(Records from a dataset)
-*-*-

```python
EXPORTS = ["reg_default_params", "reg_shipped_params", "reg_create", "reg_destroy", "reg_last_error",
           "reg_set_stream", "reg_set_target", "reg_set_source", "reg_register", "reg_compute", "reg_prepare",
           "reg_linearize", "reg_get_correspondences", "reg_match_local", "reg_trim_histogram", "reg_reduce_local",
           "reg_solve_update", "reg_host_solve6", "reg_host_x_to_T", "reg_host_centroid", "reg_get_target_info", "reg_profile_kernels", "reg_source_centroid_sums", "reg_prepare_centroid", "reg_compose",
           "reg_dist_begin", "reg_dist_buffers", "reg_dist_phase", "reg_dist_finish",
           "reg_dist_fused_buffers", "reg_dist_poll", "reg_estimate_normals", "reg_smooth_normals", "reg_host_solve6_xicp",
           "reg_set_target_f64", "reg_get_target_source_indices", "reg_voxelize_within_volume", "reg_carve_indices", "reg_dist_xicp_buffers", "reg_dist_gather_buffers",
           "reg_dist_record", "reg_dist_centroid_sums", "reg_dist_prepare",
           "reg_information_matrix", "reg_set_source_f64", "reg_debug_configure", "reg_debug_halo_bound", "reg_debug_halo_witness",
           "reg_debug_live_resources",
           "reg_dist_get_unique_id", "reg_dist_init", "reg_dist_init_custom", "reg_dist_register", "reg_dist_shutdown",
           "reg_dist_info", "reg_dist_steer_create", "reg_dist_steer_destroy", "reg_dist_steer_step",
           "reg_dist_steer_counts", "reg_host_tail_plan", "reg_host_o3d_update",
           "reg_default_pm_chain", "reg_check_pm_chain", "reg_set_pm_chain", "reg_get_robust_state",
           "reg_get_correspondences_k", "reg_host_robust_weights", "reg_host_pm_p2p_update",
           "reg_get_var_trim", "reg_host_var_trim",
           "reg_get_covariance", "reg_get_covariance_sums", "reg_host_censi_covariance", "reg_get_minimizer_stats",
           "reg_get_degeneracy", "reg_get_bound", "reg_host_solution_remap",
           "reg_default_ternary_xicp", "reg_check_ternary_xicp", "reg_set_ternary_xicp", "reg_get_ternary_xicp",
           "reg_host_ternary_decide", "reg_host_partial_constraint", "reg_host_solve6_xicp_rhs",
           "reg_default_ssn_params", "reg_sampling_surface_normal", "reg_filter_points",
           "reg_default_octree_params", "reg_octree_grid", "reg_host_octree_root", "reg_host_octree_random_picks",
           "reg_filter_cloud", "reg_host_glibc_rand", "reg_default_voxel_grid_params", "reg_voxel_grid",
           "reg_overlap_indices", "reg_set_pair_overlap_f64", "reg_get_source_source_indices",
           "reg_compute_fpfh", "reg_match_features", "reg_ransac_correspondences", "reg_host_ransac_est_k",
# ... 27 lines not shown
        return _lib
    if not os.path.exists(_SO):
        raise ImportError(f"{_SO} is missing: build it with `python -c 'import __graft_entry__ as g; g.build()'` "
                          "(hipcc --offload-arch=gfx950).  There is no CPU fallback for the registration path.")
    lib = C.CDLL(_SO)
    vp, i64, f32p = C.c_void_p, C.c_int64, C.c_void_p
    lib.reg_create.argtypes = [C.POINTER(RegParams), C.POINTER(vp)]
    lib.reg_destroy.argtypes = [vp]
    lib.reg_last_error.argtypes = [vp]
    lib.reg_last_error.restype = C.c_char_p
    lib.reg_set_stream.argtypes = [vp, vp]
    lib.reg_debug_configure.argtypes = [vp, C.POINTER(RegDebugParams)]
    lib.reg_debug_halo_bound.argtypes = [vp, f32p, i64, f32p]
    lib.reg_debug_halo_witness.argtypes = [vp, f32p, i64, vp]
    lib.reg_debug_live_resources.argtypes = [C.POINTER(C.c_int64)]
    lib.reg_dist_get_unique_id.argtypes = [C.c_char_p]
    lib.reg_dist_init.argtypes = [vp, C.c_char_p, C.c_int, C.c_int]
    lib.reg_dist_init_custom.argtypes = [vp, C.POINTER(Collectives), C.c_int, C.c_int]
    lib.reg_dist_register.argtypes = [vp, f32p, f32p, C.POINTER(RegResult)]
    lib.reg_dist_shutdown.argtypes = [vp]
    lib.reg_dist_info.argtypes = [vp, C.POINTER(C.c_int64), C.POINTER(C.c_int32), C.POINTER(C.c_int32), C.POINTER(C.c_int32)]
    lib.reg_dist_steer_create.argtypes = [C.c_int, C.c_int, C.c_int, C.c_float, C.c_int]
    lib.reg_dist_steer_create.restype = vp
    lib.reg_dist_steer_destroy.argtypes = [vp]
    lib.reg_dist_steer_destroy.restype = None
    lib.reg_dist_steer_step.argtypes = [vp, C.POINTER(DistReply)]
    lib.reg_dist_steer_step.restype = DistAction
    lib.reg_dist_steer_counts.argtypes = [vp, C.POINTER(C.c_int32), C.POINTER(C.c_int32), C.POINTER(C.c_int32)]
    lib.reg_dist_steer_counts.restype = None
    lib.reg_set_source_f64.argtypes = [vp, vp, vp, vp, i64, C.c_int]
# ... 1390 lines not shown


def host_solve6_xicp(A, b, flags):
    x = np.zeros(6, np.float32)
    f = np.ascontiguousarray(flags, np.int32)
    rank = load_library().reg_host_solve6_xicp(_ptr(_f32(A).reshape(36)), _ptr(_f32(b)), _ptr(f), _ptr(x))
    return x, rank


def host_x_to_T(x):
    T = np.zeros(16, np.float32)
    load_library().reg_host_x_to_T(_ptr(_f32(x)), _ptr(T))
    return _T_out(T)


def host_centroid(xyz):
    xyz = _f32(xyz)
    out = np.zeros(3, np.float32)
    load_library().reg_host_centroid(_ptr(xyz), xyz.shape[1], xyz.shape[0], _ptr(out))
    return out


def host_o3d_update(cost, sums):
    s = np.ascontiguousarray(sums, np.float64).reshape(32)
    U = np.zeros(16, np.float64)
    rank = C.c_int32()
    st = load_library().reg_host_o3d_update(int(cost), _ptr(s), _ptr(U), C.byref(rank))
    if st != 0:
        raise RegError(st, "reg_host_o3d_update")
    return U.reshape(4, 4).T.copy(), rank.value
# ... 32 lines not shown
```

open3d_slam_private_amd/csrc/host_dist.hpp:

```cpp
#pragma once
#include <thread>

struct Deadline {
    std::chrono::steady_clock::time_point t_end;
    explicit Deadline(double seconds) : t_end(std::chrono::steady_clock::now() + std::chrono::duration_cast<std::chrono::steady_clock::duration>(std::chrono::duration<double>(seconds))) {}
    bool expired() const { return std::chrono::steady_clock::now() > t_end; }
};

static reg_status dist_stream_wait(reg_handle* h, double timeout_s, const char* what) {
    const Deadline dl(timeout_s);
    for (unsigned spins = 0;; ++spins) {
        const hipError_t e = hipStreamQuery(h->stream);
        if (e == hipSuccess) return REG_OK;
        if (e != hipErrorNotReady) {
            h->err = std::string(what) + ": " + hipGetErrorString(e);
            return REG_DEVICE_ERROR;
        }
        if ((spins & 63) == 63) {
            if (dl.expired()) {
                h->err = std::string(what) + ": the stream did not drain within the deadline (O3D_DIST_TIMEOUT_S): a peer died or a "
                                              "collective never completed";
                return REG_DEVICE_ERROR;
            }
            std::this_thread::sleep_for(std::chrono::microseconds(50));
// ... 430 lines not shown

int reg_host_solve6(const float A[36], const float b[6], float x[6]) { return solve6_p2pl(A, b, x); }

int reg_host_solve6_xicp(const float A[36], const float b[6], const int32_t flags[6], float x[6]) {
    int f[6];
    for (int k = 0; k < 6; ++k) f[k] = flags[k];
    return solve6_xicp(A, b, f, x);
}

void reg_host_x_to_T(const float x[6], float T[16]) {
    float Tr[16];
    x_to_T(x, Tr);
    row_to_col(Tr, T);
}

reg_status reg_host_o3d_update(int cost, const double sums[32], double T_update[16], int32_t* rank) {
    if (!cost_is_o3d(cost) || !sums || !T_update) return REG_BAD_ARGUMENT;
    if (sums[28] == 0.0) return REG_NO_CORRESPONDENCES;
    double U[16];
    const int r = o3d_update(cost == REG_COST_O3D_P2P, sums, U);
    for (int i = 0; i < 4; ++i)
        for (int j = 0; j < 4; ++j) T_update[4 * j + i] = U[4 * i + j];
    if (rank) *rank = r;
    return REG_OK;
}

void reg_host_centroid(const float* xyz, int64_t stride, int64_t n, float out[3]) {
    long long s[3] = {0, 0, 0};
    for (int64_t i = 0; i < n; ++i)
        for (int k = 0; k < 3; ++k) s[k] += llrint((double)xyz[i * stride + k] * 65536.0);
// ... 5 lines not shown
```

open3d_slam_private_amd/csrc/host_math.hpp:

```cpp
#pragma once
#include <cmath>
#include <cstdint>
#include <cstring>

#if defined(__HIPCC__)
#include <hip/hip_runtime.h>
#define O3D_HD __host__ __device__
#else
#define O3D_HD
#endif

namespace o3dreg {

O3D_HD inline void m4_identity(float* T) {
    memset(T, 0, 16 * sizeof(float));
    T[0] = T[5] = T[10] = T[15] = 1.f;
}

O3D_HD inline void m4_mul(const float* A, const float* B, float* C) {
    float R[16];
    for (int i = 0; i < 4; ++i)
        for (int j = 0; j < 4; ++j) {
            float s = A[4 * i] * B[j];
            float t = A[4 * i + 1] * B[4 + j];
            s = s + t;
            t = A[4 * i + 2] * B[8 + j];
            s = s + t;
            t = A[4 * i + 3] * B[12 + j];
            s = s + t;
            R[4 * i + j] = s;
        }
    memcpy(C, R, sizeof(R));
}

O3D_HD inline float float_from_orderable(uint32_t k) {
    const uint32_t u = (k & 0x80000000u) ? (k & 0x7fffffffu) : ~k;
    float v;
    memcpy(&v, &u, 4);
    return v;
}

O3D_HD inline void m4_transpose(const float* A, float* B) {
    float R[16];
    for (int i = 0; i < 4; ++i)
        for (int j = 0; j < 4; ++j) R[4 * i + j] = A[4 * j + i];
    memcpy(B, R, sizeof(R));
// ... 835 lines not shown
```

open3d_slam_private_amd/csrc/kernels_tail.hpp:

```cpp
#pragma once

#ifndef O3D_TAIL_ACQ
#define O3D_TAIL_ACQ 0
#endif
#ifndef O3D_TAIL_THREADS
#define O3D_TAIL_THREADS 512
#endif
constexpr int kTailThreads = O3D_TAIL_THREADS;
#ifndef O3D_TAIL_SLOTS
#define O3D_TAIL_SLOTS 1024
#endif
#ifndef O3D_TAIL_WGS_PER_CU
#define O3D_TAIL_WGS_PER_CU 1
#endif
constexpr int kTailSlots = O3D_TAIL_SLOTS;
constexpr int kTailWgsPerCu = O3D_TAIL_WGS_PER_CU;
constexpr int kTailPts = kTailSlots / kTailThreads;
constexpr int kTailRec = 12;
constexpr int kTailHistRow = 32;
constexpr int kTailCoarse = 256;
constexpr int kTailMaxIters = 64;
constexpr int kTailSyncWords = 256;
constexpr int kTailRing = 4;
constexpr int kTailBandCntWord = 128;
// ... 74 lines not shown
}
__device__ __forceinline__ void tail_st_f64(double* p, double x) {
    __hip_atomic_store(reinterpret_cast<unsigned long long*>(p), (unsigned long long)__double_as_longlong(x), __ATOMIC_RELAXED,
                       __HIP_MEMORY_SCOPE_AGENT);
}
__device__ __forceinline__ unsigned long long tail_ld_u64(const void* p) {
    return __hip_atomic_load(reinterpret_cast<unsigned long long*>(const_cast<void*>(p)), __ATOMIC_RELAXED, __HIP_MEMORY_SCOPE_AGENT);
}
__device__ __forceinline__ void tail_st_u64(void* p, unsigned long long x) {
    __hip_atomic_store(reinterpret_cast<unsigned long long*>(p), x, __ATOMIC_RELAXED, __HIP_MEMORY_SCOPE_AGENT);
}
__device__ __forceinline__ unsigned tail_ld_u32(const unsigned* p) {
    return __hip_atomic_load(const_cast<unsigned*>(p), __ATOMIC_RELAXED, __HIP_MEMORY_SCOPE_AGENT);
}

__device__ __noinline__ __attribute__((flatten)) void tail_solve_update(IterState* sit, const double* tot, const uint32_t* misc, float* s_x, UpdWork* work,
                                               bool trim, unsigned n_band_raw, unsigned n_band_all) {
    const int lane = (int)(threadIdx.x & 63);
    const float r_limit_last = sit->limit_last, r_limit_sel = __uint_as_float(misc[2]);
    const int r_dbg_narrow = sit->debug_narrow_band & 1;
    const int r_fixed = sit->fixed_iters, r_iters = sit->iterations;
    const int r_xnc = sit->xicp_nc;
    const double r_tot28 = tot[28];
    float r_T[16];
#pragma unroll
    for (int i = 0; i < 16; ++i) r_T[i] = sit->T[i];
    const int r = lane >> 3, c = lane & 7;
    double a = 0.0;
    if (r < 6 && c < 7) {
        if (c < 6) {
            const int lo = r < c ? r : c, hi = r < c ? c : r;
            const int k = lo * 6 - (lo * (lo - 1)) / 2 + (hi - lo);
            a = (double)(float)tot[k];
        } else {
            a = (double)(-(float)tot[21 + r]);
        }
    }
    const double a_orig = a;
    double dmax = 0.0;
#pragma unroll
    for (int j = 0; j < 6; ++j) dmax = fmax(dmax, fabs(__shfl(a_orig, j * 8 + j)));
    bool well = dmax > 0.0;
    const double piv_thr = 1e-4 * dmax;
#pragma unroll
    for (int j = 0; j < 6; ++j) {
        const double pj = __shfl(a, j * 8 + j);
        well = well && (pj > piv_thr);
        const double ajc = __shfl(a, j * 8 + c);
        const double arj = __shfl(a, r * 8 + j);
        const double qd = ajc / pj;
        a = (r == j) ? qd : a - arj * qd;
    }
    double xsol[6];
#pragma unroll
    for (int i = 0; i < 6; ++i) xsol[i] = __shfl(a, i * 8 + 6);
    if (lane != 0) return;
    const float limit = r_limit_sel;
    const float r_limit_prev = sit->limit_prev;
    sit->limit_prev2 = r_limit_prev;
    sit->limit_prev = r_limit_last;
    sit->limit_last = limit;
    {
        const Band nb = trim ? predict_band(limit, r_limit_last, r_limit_prev, n_band_all, sit->band_lo, sit->band_hi, r_dbg_narrow)
                             : Band{INFINITY, INFINITY};
        sit->band_lo = nb.lo;
        sit->band_hi = nb.hi;
    }
    sit->band_count = n_band_raw;
    sit->stall = 0;
    if (r_tot28 == 0.0) {
        sit->status = REG_NO_CORRESPONDENCES;
        sit->done = 1;
        return;
    }
    float x[6], dT[16], Tn[16];
    int rank = 6;
    if (r_xnc > 0) {
        rank = upd_solve6_xicp_inl(tot, sit->xicp_flags, s_x, work);
        for (int i = 0; i < 6; ++i) x[i] = s_x[i];
    } else if (well) {
        for (int i = 0; i < 6; ++i) x[i] = (float)xsol[i];
    } else {
        rank = upd_solve6_p2pl_inl(tot, s_x, work);
        for (int i = 0; i < 6; ++i) x[i] = s_x[i];
    }
    sit->rank_last = rank;
    x_to_T(x, dT);
    m4_mul(dT, r_T, Tn);
    for (int i = 0; i < 16; ++i) sit->T_prev[i] = r_T[i];
    for (int i = 0; i < 16; ++i) sit->T[i] = Tn[i];
    sit->iterations = r_iters + 1;
    bool iterate;
    if (r_fixed > 0)
        iterate = r_iters + 1 < r_fixed;
    else
        iterate = sit->chk.check(sit->T);
    if (!iterate) sit->done = 1;
}

__device__ __forceinline__ void tail_gicp_factor(const Xf& T, const float4 s, const float4 a0, const float4 a1, const float4 q,
                                                 const float4 b0, const float4 b1, float d2, double (&v)[kSums]) {
    const float3 tp = xf_point(T, s.x, s.y, s.z);
    const double r[3] = {(double)q.x - (double)tp.x, (double)q.y - (double)tp.y, (double)q.z - (double)tp.z};
    const double Cp[9] = {a0.x, a0.y, a0.z, a0.y, a0.w, a1.x, a0.z, a1.x, a1.y};
    const double Cq[9] = {b0.x, b0.y, b0.z, b0.y, b0.w, b1.x, b0.z, b1.x, b1.y};
    double R[9];
#pragma unroll
    for (int a = 0; a < 3; ++a)
#pragma unroll
        for (int c = 0; c < 3; ++c) R[3 * a + c] = (double)T.m[4 * a + c];
    double RC[9], S[9];
#pragma unroll
// ... 796 lines not shown
                }
                wave_reduce32(v);
                if ((lane & 1) == 0) sh[wave][lane >> 1] = v[0];
                __syncthreads();
                if (t < kSums) {
                    double v2 = 0.0;
#pragma unroll
                    for (int w2 = 0; w2 < kWaves; ++w2) v2 += sh[w2][t];
                    tot[t] += v2;
                }
                __syncthreads();
            }
        }
        TAIL_STAMP(10);
        if (t < kSums) sit->sums[t] = tot[t];
        if (wave == 0) {
            if (kGicp)
                tail_solve_update_gicp(sit, tot, reinterpret_cast<double*>(s_x), work);
            else
                tail_solve_update(sit, tot, misc, s_x, work, trim, n_band_raw, wide ? misc[12] : n_band_raw);
        }
        __syncthreads();
        TAIL_STAMP(11);
        if (sit->done) {
            exit_reason = 1;
            ++k_local;
            break;
        }
        if (k_local + 1 >= cfg.max_iters) {
            exit_reason = 3;
            ++k_local;
            break;
        }
    }
    if (exit_reason == 2 || exit_reason == 4) {
// ... 80 lines not shown
    uint32_t* hw = reinterpret_cast<uint32_t*>(host);
    for (int w2 = lane; w2 < kMirrorWords; w2 += 64) hw[w2] = mir_w[w2];
    HostMirror::SeqRecord* srec = &host->ring[cfg.seq % kSeqRing];
    {
        const HostMirror* m = reinterpret_cast<const HostMirror*>(mir_w);
        uint32_t word = 0;
        if (lane == 2) word = (uint32_t)m->iterations;
        if (lane == 3) word = (uint32_t)m->done;
        if (lane == 4) word = (uint32_t)m->stall;
        if (lane == 6) word = __float_as_uint(m->limit_last);
        if (lane == 7) word = __float_as_uint(m->limit_prev);
        if (lane >= 2 && lane < 8) reinterpret_cast<uint32_t*>(srec)[lane] = word;
    }
    __threadfence_system();
    if (lane == 0) {
        __hip_atomic_store(&srec->seq, cfg.seq, __ATOMIC_RELEASE, __HIP_MEMORY_SCOPE_SYSTEM);
        __hip_atomic_store(&host->seq, cfg.seq, __ATOMIC_RELEASE, __HIP_MEMORY_SCOPE_SYSTEM);
    }
}
```

open3d_slam_private_amd/csrc/kernels_update.hpp:

```cpp
#pragma once
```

-*-*-

● About this task:
If a line above contains the word "iterations", list it.

● Solved exercise:
    const int r_fixed = sit->fixed_iters, r_iters = sit->iterations;
    sit->iterations = r_iters + 1;
        if (lane == 2) word = (uint32_t)m->iterations;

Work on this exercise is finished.